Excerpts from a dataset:
Content starts

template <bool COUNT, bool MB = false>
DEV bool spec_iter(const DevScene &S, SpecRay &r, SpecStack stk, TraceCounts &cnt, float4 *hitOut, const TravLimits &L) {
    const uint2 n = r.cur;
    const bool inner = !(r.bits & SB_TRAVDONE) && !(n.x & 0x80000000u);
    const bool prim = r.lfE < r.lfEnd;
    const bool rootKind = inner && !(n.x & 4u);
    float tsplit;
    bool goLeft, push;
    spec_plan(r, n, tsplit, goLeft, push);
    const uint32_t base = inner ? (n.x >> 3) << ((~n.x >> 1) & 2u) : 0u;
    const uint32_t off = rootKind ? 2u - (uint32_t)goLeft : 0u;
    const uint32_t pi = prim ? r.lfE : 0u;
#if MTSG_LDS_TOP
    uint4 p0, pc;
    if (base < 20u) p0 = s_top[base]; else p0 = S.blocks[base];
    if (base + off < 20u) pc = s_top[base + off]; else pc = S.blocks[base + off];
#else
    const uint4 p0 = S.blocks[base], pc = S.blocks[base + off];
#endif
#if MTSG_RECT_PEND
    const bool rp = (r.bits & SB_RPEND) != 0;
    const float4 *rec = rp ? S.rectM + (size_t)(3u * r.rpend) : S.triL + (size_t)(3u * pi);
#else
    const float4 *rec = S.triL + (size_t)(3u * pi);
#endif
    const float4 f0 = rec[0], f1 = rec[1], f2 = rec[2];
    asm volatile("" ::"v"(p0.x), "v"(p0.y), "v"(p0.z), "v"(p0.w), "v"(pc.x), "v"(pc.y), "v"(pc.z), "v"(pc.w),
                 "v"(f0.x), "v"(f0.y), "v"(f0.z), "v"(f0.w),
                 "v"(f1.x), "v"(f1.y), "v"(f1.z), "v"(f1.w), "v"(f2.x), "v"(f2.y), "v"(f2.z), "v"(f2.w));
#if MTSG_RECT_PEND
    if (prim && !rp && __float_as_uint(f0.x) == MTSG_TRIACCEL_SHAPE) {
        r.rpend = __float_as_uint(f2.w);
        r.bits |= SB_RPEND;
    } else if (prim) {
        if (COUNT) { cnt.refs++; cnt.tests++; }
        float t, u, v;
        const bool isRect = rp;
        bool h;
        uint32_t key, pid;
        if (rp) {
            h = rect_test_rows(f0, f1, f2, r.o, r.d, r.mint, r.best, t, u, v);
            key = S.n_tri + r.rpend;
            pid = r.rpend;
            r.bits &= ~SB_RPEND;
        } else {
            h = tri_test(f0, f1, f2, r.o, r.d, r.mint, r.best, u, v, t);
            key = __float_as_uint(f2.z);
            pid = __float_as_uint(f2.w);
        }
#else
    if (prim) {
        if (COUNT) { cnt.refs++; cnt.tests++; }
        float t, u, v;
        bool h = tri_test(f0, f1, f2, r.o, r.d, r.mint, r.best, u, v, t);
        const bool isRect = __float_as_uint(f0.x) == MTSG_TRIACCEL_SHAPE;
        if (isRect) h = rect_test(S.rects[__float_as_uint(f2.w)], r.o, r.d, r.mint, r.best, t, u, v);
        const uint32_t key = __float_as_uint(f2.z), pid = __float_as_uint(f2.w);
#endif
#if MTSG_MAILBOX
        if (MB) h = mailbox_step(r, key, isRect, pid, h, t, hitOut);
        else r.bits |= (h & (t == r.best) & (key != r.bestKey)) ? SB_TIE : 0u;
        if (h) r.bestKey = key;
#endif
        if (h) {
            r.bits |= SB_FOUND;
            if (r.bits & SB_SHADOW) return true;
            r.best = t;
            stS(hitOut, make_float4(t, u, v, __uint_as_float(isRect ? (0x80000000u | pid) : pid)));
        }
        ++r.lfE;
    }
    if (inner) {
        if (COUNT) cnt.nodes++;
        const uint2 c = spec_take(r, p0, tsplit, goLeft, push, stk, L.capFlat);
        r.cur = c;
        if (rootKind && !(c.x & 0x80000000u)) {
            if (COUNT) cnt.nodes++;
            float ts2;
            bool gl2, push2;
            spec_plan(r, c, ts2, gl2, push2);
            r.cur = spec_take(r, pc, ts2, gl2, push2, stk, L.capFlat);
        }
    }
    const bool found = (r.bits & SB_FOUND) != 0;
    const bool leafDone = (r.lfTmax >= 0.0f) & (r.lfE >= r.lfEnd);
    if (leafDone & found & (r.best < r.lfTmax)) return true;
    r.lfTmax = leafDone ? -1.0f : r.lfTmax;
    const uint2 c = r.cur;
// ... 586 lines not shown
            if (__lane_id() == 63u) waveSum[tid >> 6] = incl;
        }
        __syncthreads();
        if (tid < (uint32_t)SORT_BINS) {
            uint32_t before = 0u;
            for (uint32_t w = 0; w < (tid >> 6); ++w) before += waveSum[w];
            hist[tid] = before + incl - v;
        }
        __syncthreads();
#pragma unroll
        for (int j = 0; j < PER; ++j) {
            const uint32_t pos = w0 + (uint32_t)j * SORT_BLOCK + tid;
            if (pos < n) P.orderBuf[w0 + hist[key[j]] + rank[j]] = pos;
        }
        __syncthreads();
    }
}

Content ends

__WHAT YOU WILL DO__. The result is a copy of every line above where the word "mint" shows up.

__RESPONSE AREA__.
            h = rect_test_rows(f0, f1, f2, r.o, r.d, r.mint, r.best, t, u, v);
            h = tri_test(f0, f1, f2, r.o, r.d, r.mint, r.best, u, v, t);
        bool h = tri_test(f0, f1, f2, r.o, r.d, r.mint, r.best, u, v, t);
        if (isRect) h = rect_test(S.rects[__float_as_uint(f2.w)], r.o, r.d, r.mint, r.best, t, u, v);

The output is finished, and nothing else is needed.